The task: Each entry is to be output as written, so that none is missing.

Input:

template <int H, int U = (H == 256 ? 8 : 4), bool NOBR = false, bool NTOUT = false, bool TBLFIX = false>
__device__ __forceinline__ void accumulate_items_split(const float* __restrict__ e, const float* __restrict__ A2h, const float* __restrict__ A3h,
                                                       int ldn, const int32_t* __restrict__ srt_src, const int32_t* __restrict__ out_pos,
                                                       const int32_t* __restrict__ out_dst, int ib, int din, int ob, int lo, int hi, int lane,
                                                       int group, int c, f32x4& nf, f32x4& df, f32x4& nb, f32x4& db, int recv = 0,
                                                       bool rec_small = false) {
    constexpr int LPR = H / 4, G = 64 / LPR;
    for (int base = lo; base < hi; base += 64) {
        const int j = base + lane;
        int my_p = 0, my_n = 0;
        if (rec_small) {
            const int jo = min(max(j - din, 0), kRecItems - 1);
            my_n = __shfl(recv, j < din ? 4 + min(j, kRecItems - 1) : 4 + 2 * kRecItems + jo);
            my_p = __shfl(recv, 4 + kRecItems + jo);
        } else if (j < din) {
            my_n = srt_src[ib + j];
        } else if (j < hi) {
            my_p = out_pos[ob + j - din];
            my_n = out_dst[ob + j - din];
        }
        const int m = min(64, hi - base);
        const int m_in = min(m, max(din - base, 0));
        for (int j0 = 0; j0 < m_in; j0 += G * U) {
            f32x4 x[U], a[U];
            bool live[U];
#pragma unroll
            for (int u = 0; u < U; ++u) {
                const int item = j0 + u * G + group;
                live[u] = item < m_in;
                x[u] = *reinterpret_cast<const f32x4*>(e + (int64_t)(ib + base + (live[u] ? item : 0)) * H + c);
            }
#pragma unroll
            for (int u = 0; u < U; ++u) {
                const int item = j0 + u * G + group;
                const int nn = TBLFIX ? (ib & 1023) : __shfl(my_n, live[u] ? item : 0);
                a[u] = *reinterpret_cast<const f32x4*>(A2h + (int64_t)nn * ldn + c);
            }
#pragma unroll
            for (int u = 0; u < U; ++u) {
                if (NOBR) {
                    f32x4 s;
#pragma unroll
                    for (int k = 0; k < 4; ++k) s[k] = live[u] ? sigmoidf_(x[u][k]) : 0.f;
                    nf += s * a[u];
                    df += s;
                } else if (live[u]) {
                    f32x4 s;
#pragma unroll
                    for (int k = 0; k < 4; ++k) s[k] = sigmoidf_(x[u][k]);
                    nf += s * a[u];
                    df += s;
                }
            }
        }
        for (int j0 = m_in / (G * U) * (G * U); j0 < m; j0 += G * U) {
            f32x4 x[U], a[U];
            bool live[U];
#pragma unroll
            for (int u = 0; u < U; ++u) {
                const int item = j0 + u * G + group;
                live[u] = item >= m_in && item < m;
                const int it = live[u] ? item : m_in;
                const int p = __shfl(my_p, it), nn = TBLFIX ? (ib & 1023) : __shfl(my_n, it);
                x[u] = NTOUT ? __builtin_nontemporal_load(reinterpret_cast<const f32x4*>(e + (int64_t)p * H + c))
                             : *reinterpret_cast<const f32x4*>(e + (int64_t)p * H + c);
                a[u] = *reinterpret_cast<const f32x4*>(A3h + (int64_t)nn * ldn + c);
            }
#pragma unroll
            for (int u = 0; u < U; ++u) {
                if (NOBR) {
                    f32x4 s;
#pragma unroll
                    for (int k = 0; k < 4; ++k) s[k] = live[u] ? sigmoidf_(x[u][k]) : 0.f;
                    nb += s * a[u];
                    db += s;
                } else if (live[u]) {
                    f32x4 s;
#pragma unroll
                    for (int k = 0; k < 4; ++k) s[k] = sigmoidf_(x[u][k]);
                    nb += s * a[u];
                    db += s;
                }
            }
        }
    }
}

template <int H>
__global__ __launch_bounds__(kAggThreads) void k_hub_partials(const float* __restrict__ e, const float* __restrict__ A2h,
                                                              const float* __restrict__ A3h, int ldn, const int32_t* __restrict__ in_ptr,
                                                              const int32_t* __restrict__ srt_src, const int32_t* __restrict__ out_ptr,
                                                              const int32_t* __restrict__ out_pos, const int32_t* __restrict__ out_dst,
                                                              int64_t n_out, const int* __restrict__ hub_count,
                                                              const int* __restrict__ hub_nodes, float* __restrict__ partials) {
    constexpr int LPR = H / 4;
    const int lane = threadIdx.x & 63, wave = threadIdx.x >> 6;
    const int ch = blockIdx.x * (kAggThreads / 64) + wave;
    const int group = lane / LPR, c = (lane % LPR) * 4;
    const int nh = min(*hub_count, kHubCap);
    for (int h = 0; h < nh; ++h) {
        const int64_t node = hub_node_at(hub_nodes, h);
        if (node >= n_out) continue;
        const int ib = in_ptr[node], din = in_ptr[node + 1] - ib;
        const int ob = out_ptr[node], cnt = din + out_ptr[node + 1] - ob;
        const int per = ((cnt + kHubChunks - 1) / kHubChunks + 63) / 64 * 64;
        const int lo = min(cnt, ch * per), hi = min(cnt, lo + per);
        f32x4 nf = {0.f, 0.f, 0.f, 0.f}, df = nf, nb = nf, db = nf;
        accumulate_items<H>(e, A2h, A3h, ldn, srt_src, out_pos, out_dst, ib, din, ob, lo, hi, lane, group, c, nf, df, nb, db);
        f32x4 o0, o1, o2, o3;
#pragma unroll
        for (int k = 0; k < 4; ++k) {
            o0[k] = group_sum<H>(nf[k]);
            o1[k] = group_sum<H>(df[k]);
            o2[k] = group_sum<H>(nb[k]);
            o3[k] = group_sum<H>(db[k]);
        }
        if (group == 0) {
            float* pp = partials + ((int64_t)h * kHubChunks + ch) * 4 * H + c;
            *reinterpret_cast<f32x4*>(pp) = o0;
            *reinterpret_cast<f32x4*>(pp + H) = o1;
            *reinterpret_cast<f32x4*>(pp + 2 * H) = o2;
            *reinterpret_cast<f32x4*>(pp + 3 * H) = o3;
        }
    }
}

Answer area:
template <int H, int U = (H == 256 ? 8 : 4), bool NOBR = false, bool NTOUT = false, bool TBLFIX = false>
__device__ __forceinline__ void accumulate_items_split(const float* __restrict__ e, const float* __restrict__ A2h, const float* __restrict__ A3h,
                                                       int ldn, const int32_t* __restrict__ srt_src, const int32_t* __restrict__ out_pos,
                                                       const int32_t* __restrict__ out_dst, int ib, int din, int ob, int lo, int hi, int lane,
                                                       int group, int c, f32x4& nf, f32x4& df, f32x4& nb, f32x4& db, int recv = 0,
                                                       bool rec_small = false) {
    constexpr int LPR = H / 4, G = 64 / LPR;
    for (int base = lo; base < hi; base += 64) {
        const int j = base + lane;
        int my_p = 0, my_n = 0;
        if (rec_small) {
            const int jo = min(max(j - din, 0), kRecItems - 1);
            my_n = __shfl(recv, j < din ? 4 + min(j, kRecItems - 1) : 4 + 2 * kRecItems + jo);
            my_p = __shfl(recv, 4 + kRecItems + jo);
        } else if (j < din) {
            my_n = srt_src[ib + j];
        } else if (j < hi) {
            my_p = out_pos[ob + j - din];
            my_n = out_dst[ob + j - din];
        }
        const int m = min(64, hi - base);
        const int m_in = min(m, max(din - base, 0));
        for (int j0 = 0; j0 < m_in; j0 += G * U) {
            f32x4 x[U], a[U];
            bool live[U];
#pragma unroll
            for (int u = 0; u < U; ++u) {
                const int item = j0 + u * G + group;
                live[u] = item < m_in;
                x[u] = *reinterpret_cast<const f32x4*>(e + (int64_t)(ib + base + (live[u] ? item : 0)) * H + c);
            }
#pragma unroll
            for (int u = 0; u < U; ++u) {
                const int item = j0 + u * G + group;
                const int nn = TBLFIX ? (ib & 1023) : __shfl(my_n, live[u] ? item : 0);
                a[u] = *reinterpret_cast<const f32x4*>(A2h + (int64_t)nn * ldn + c);
            }
#pragma unroll
            for (int u = 0; u < U; ++u) {
                if (NOBR) {
                    f32x4 s;
#pragma unroll
                    for (int k = 0; k < 4; ++k) s[k] = live[u] ? sigmoidf_(x[u][k]) : 0.f;
                    nf += s * a[u];
                    df += s;
                } else if (live[u]) {
                    f32x4 s;
#pragma unroll
                    for (int k = 0; k < 4; ++k) s[k] = sigmoidf_(x[u][k]);
                    nf += s * a[u];
                    df += s;
                }
            }
        }
        for (int j0 = m_in / (G * U) * (G * U); j0 < m; j0 += G * U) {
            f32x4 x[U], a[U];
            bool live[U];
#pragma unroll
            for (int u = 0; u < U; ++u) {
                const int item = j0 + u * G + group;
                live[u] = item >= m_in && item < m;
                const int it = live[u] ? item : m_in;
                const int p = __shfl(my_p, it), nn = TBLFIX ? (ib & 1023) : __shfl(my_n, it);
                x[u] = NTOUT ? __builtin_nontemporal_load(reinterpret_cast<const f32x4*>(e + (int64_t)p * H + c))
                             : *reinterpret_cast<const f32x4*>(e + (int64_t)p * H + c);
                a[u] = *reinterpret_cast<const f32x4*>(A3h + (int64_t)nn * ldn + c);
            }
#pragma unroll
            for (int u = 0; u < U; ++u) {
                if (NOBR) {
                    f32x4 s;
#pragma unroll
                    for (int k = 0; k < 4; ++k) s[k] = live[u] ? sigmoidf_(x[u][k]) : 0.f;
                    nb += s * a[u];
                    db += s;
                } else if (live[u]) {
                    f32x4 s;
#pragma unroll
                    for (int k = 0; k < 4; ++k) s[k] = sigmoidf_(x[u][k]);
                    nb += s * a[u];
                    db += s;
                }
            }
        }
    }
}

template <int H>
__global__ __launch_bounds__(kAggThreads) void k_hub_partials(const float* __restrict__ e, const float* __restrict__ A2h,
                                                              const float* __restrict__ A3h, int ldn, const int32_t* __restrict__ in_ptr,
                                                              const int32_t* __restrict__ srt_src, const int32_t* __restrict__ out_ptr,
                                                              const int32_t* __restrict__ out_pos, const int32_t* __restrict__ out_dst,
                                                              int64_t n_out, const int* __restrict__ hub_count,
                                                              const int* __restrict__ hub_nodes, float* __restrict__ partials) {
    constexpr int LPR = H / 4;
    const int lane = threadIdx.x & 63, wave = threadIdx.x >> 6;
    const int ch = blockIdx.x * (kAggThreads / 64) + wave;
    const int group = lane / LPR, c = (lane % LPR) * 4;
    const int nh = min(*hub_count, kHubCap);
    for (int h = 0; h < nh; ++h) {
        const int64_t node = hub_node_at(hub_nodes, h);
        if (node >= n_out) continue;
        const int ib = in_ptr[node], din = in_ptr[node + 1] - ib;
        const int ob = out_ptr[node], cnt = din + out_ptr[node + 1] - ob;
        const int per = ((cnt + kHubChunks - 1) / kHubChunks + 63) / 64 * 64;
        const int lo = min(cnt, ch * per), hi = min(cnt, lo + per);
        f32x4 nf = {0.f, 0.f, 0.f, 0.f}, df = nf, nb = nf, db = nf;
        accumulate_items<H>(e, A2h, A3h, ldn, srt_src, out_pos, out_dst, ib, din, ob, lo, hi, lane, group, c, nf, df, nb, db);
        f32x4 o0, o1, o2, o3;
#pragma unroll
        for (int k = 0; k < 4; ++k) {
            o0[k] = group_sum<H>(nf[k]);
            o1[k] = group_sum<H>(df[k]);
            o2[k] = group_sum<H>(nb[k]);
            o3[k] = group_sum<H>(db[k]);
        }
        if (group == 0) {
            float* pp = partials + ((int64_t)h * kHubChunks + ch) * 4 * H + c;
            *reinterpret_cast<f32x4*>(pp) = o0;
            *reinterpret_cast<f32x4*>(pp + H) = o1;
            *reinterpret_cast<f32x4*>(pp + 2 * H) = o2;
            *reinterpret_cast<f32x4*>(pp + 3 * H) = o3;
        }
    }
}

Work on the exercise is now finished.